I’ve received medical services from women’s clinics multiple times in my life. I have also accompanied a number of friends on visits to these clinics. None of these visits involved abortions. Every single one of them occurred because seeing a doctor at a women’s clinic was significantly cheaper or faster than booking an appointment with a private office. Health care in this country is expensive, and services through a private office can be slow. If you are a low- to middle-class woman, even basic services like breast exams and pap smears can break the bank. For many females, local clinics are the only choice — aside from not receiving medical attention at all.
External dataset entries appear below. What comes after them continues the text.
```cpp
struct CountArgs {
	const uint16_t *flag;
	const uint8_t *mapq;
	const int32_t *tid, *mtid, *pos, *mpos, *tlen, *end_pos;
	int64_t n;
// ... 197 lines not shown
```

### seqkit_amd/csrc/sk_kernels.hip

```cpp
#include "sk_internal.h"

#include <cstdlib>
#include <mutex>
#include <vector>

namespace sk {

#ifndef SK_STRAGGLER_FROM
#define SK_STRAGGLER_FROM 6
#endif
#ifndef SK_STRAGGLER_ROWS
#define SK_STRAGGLER_ROWS 8
#endif
#ifndef SK_STRAGGLER_LEFT
#define SK_STRAGGLER_LEFT 6
#endif

typedef uint32_t u32;
typedef __attribute__((ext_vector_type(4))) uint32_t u32x4;
typedef __attribute__((ext_vector_type(2))) uint32_t u32x2;

typedef const __attribute__((address_space(4))) uint32_t *const_u32_ptr;

constexpr u32 kLo7 = 0x7f7f7f7fu;
// ... 725 lines not shown
#ifdef SK_ST_AUX
constexpr int kAuxStreamSt = SK_ST_AUX;
#else
constexpr int kAuxStreamSt = (SK_NT & 2) ? 2 : 0;
#endif

template <class T>
__device__ __forceinline__ const T __attribute__((address_space(4))) *kernel_args_now()
{
	u32 z;
	asm volatile("s_mov_b32 %0, 0" : "=s"(z));
	return reinterpret_cast<const T __attribute__((address_space(4))) *>(
		(const char __attribute__((address_space(4))) *)__builtin_amdgcn_kernarg_segment_ptr() + z);
}

__device__ __forceinline__ rsrc_t make_rsrc(const void *p, int64_t byte_off, int records)
{
	return __builtin_amdgcn_make_buffer_rsrc(const_cast<uint8_t *>(static_cast<const uint8_t *>(p)) + (p ? byte_off : 0), 0, p ? records : 0, 0x00020000);
}

template <int MODE, bool DEMUX, int SLOTS>
__global__ __launch_bounds__(256, SLOTS > 4 ? 2 : 4) void tile_pass_kernel(const TileArgs a, const LdsPlan lp)
{
	constexpr bool kTrimOnly = SLOTS == 10;
	const int lane = threadIdx.x & (kWave - 1);
	const int wave = __builtin_amdgcn_readfirstlane(threadIdx.x >> 6);
	const int nwave = blockDim.x >> 6;
	uint8_t *tile = sk_smem + lp.tiles_off + wave * lp.tile_slot + kLdsPad;
	u32 *hist = reinterpret_cast<u32 *>(sk_smem + lp.hist_off);
	if (DEMUX) stage_tables(a.table, lp, hist);
// ... 367 lines not shown
{
	typedef u32 u32x2_t __attribute__((ext_vector_type(2)));
	typedef u32 u32x3_t __attribute__((ext_vector_type(3)));
	static_assert(N >= 2 && N <= 6, "a key segment of one to five dwords and the dword behind it");
	if constexpr (N == 2) { const u32x2_t v = __builtin_amdgcn_raw_buffer_load_b64(rb, off, 0, kLutAux); d[0] = v[0]; d[1] = v[1]; }
	else if constexpr (N == 3) { const u32x3_t v = __builtin_amdgcn_raw_buffer_load_b96(rb, off, 0, kLutAux); d[0] = v[0]; d[1] = v[1]; d[2] = v[2]; }
	else {
		const u32x4 v = __builtin_amdgcn_raw_buffer_load_b128(rb, off, 0, kLutAux);
		d[0] = v[0]; d[1] = v[1]; d[2] = v[2]; d[3] = v[3];
		if constexpr (N == 5) d[4] = __builtin_amdgcn_raw_buffer_load_b32(rb, off + 16, 0, kLutAux);
		if constexpr (N == 6) { const u32x2_t w = __builtin_amdgcn_raw_buffer_load_b64(rb, off + 16, 0, kLutAux); d[4] = w[0]; d[5] = w[1]; }
	}
}
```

Then, my stomach turns when I think of the women entering the clinic who are terminating a pregnancy, but not by choice. How horrifying might that be? You’re having a miscarriage, and you pull up to the clinic only to be immediately judged without even exiting your vehicle. It must feel awesome, to have THAT as your last image before you go inside and prepare to say good-bye to your unborn child. I can’t even imagine the anger and the pain that must cause for these mothers, on top of what they are already enduring.

Mostly, though, I think about how these parents are teaching their children, so young and impressionable, to judge others.

I was raised Catholic. I know all about heaven and hell and “thou shall not kill.” But I also know, “Do not judge, and you will not be judged. Do not condemn, and you will not be condemned. Forgive, and you will be forgiven” (Luke 6:37). (Didn’t think this crazy, liberal, lapsed Christian could quote the Bible, did you?!) I wonder, “Why does it matter whether the woman walking into the clinic is there for a pap smear, a breast exam, or an abortion? Does she deserve to be judged? Does she deserve to be treated with such blatant hatred and disrespect?”

To me, the answers are obvious. No, it doesn’t matter. No, she doesn’t deserve to be treated that way. But I guess it’s not so clear-cut for others, and that makes me angry. What makes us worthy of playing God? Why do we feel entitled enough to act as though we are Judge and Jury? What happened to accepting each other, regardless of choices? What happened to forgiveness? What happened to kindness toward our fellow (wo)man?

As I drive past this scene every day, my heart aches for these women. I don’t know their stories, and I don’t care. I don’t need to know their stories to know that the signs they face as they walk in and out of those clinic doors are hurtful to read — because they are hurtful for ME. And as the sight of this daily protest fades in my rear-view mirror, I fear for our children’s future . . . because I fear we are teaching them that it’s easier to criticize and pass judgment on others who aren’t “like us” than it is to provide love and support.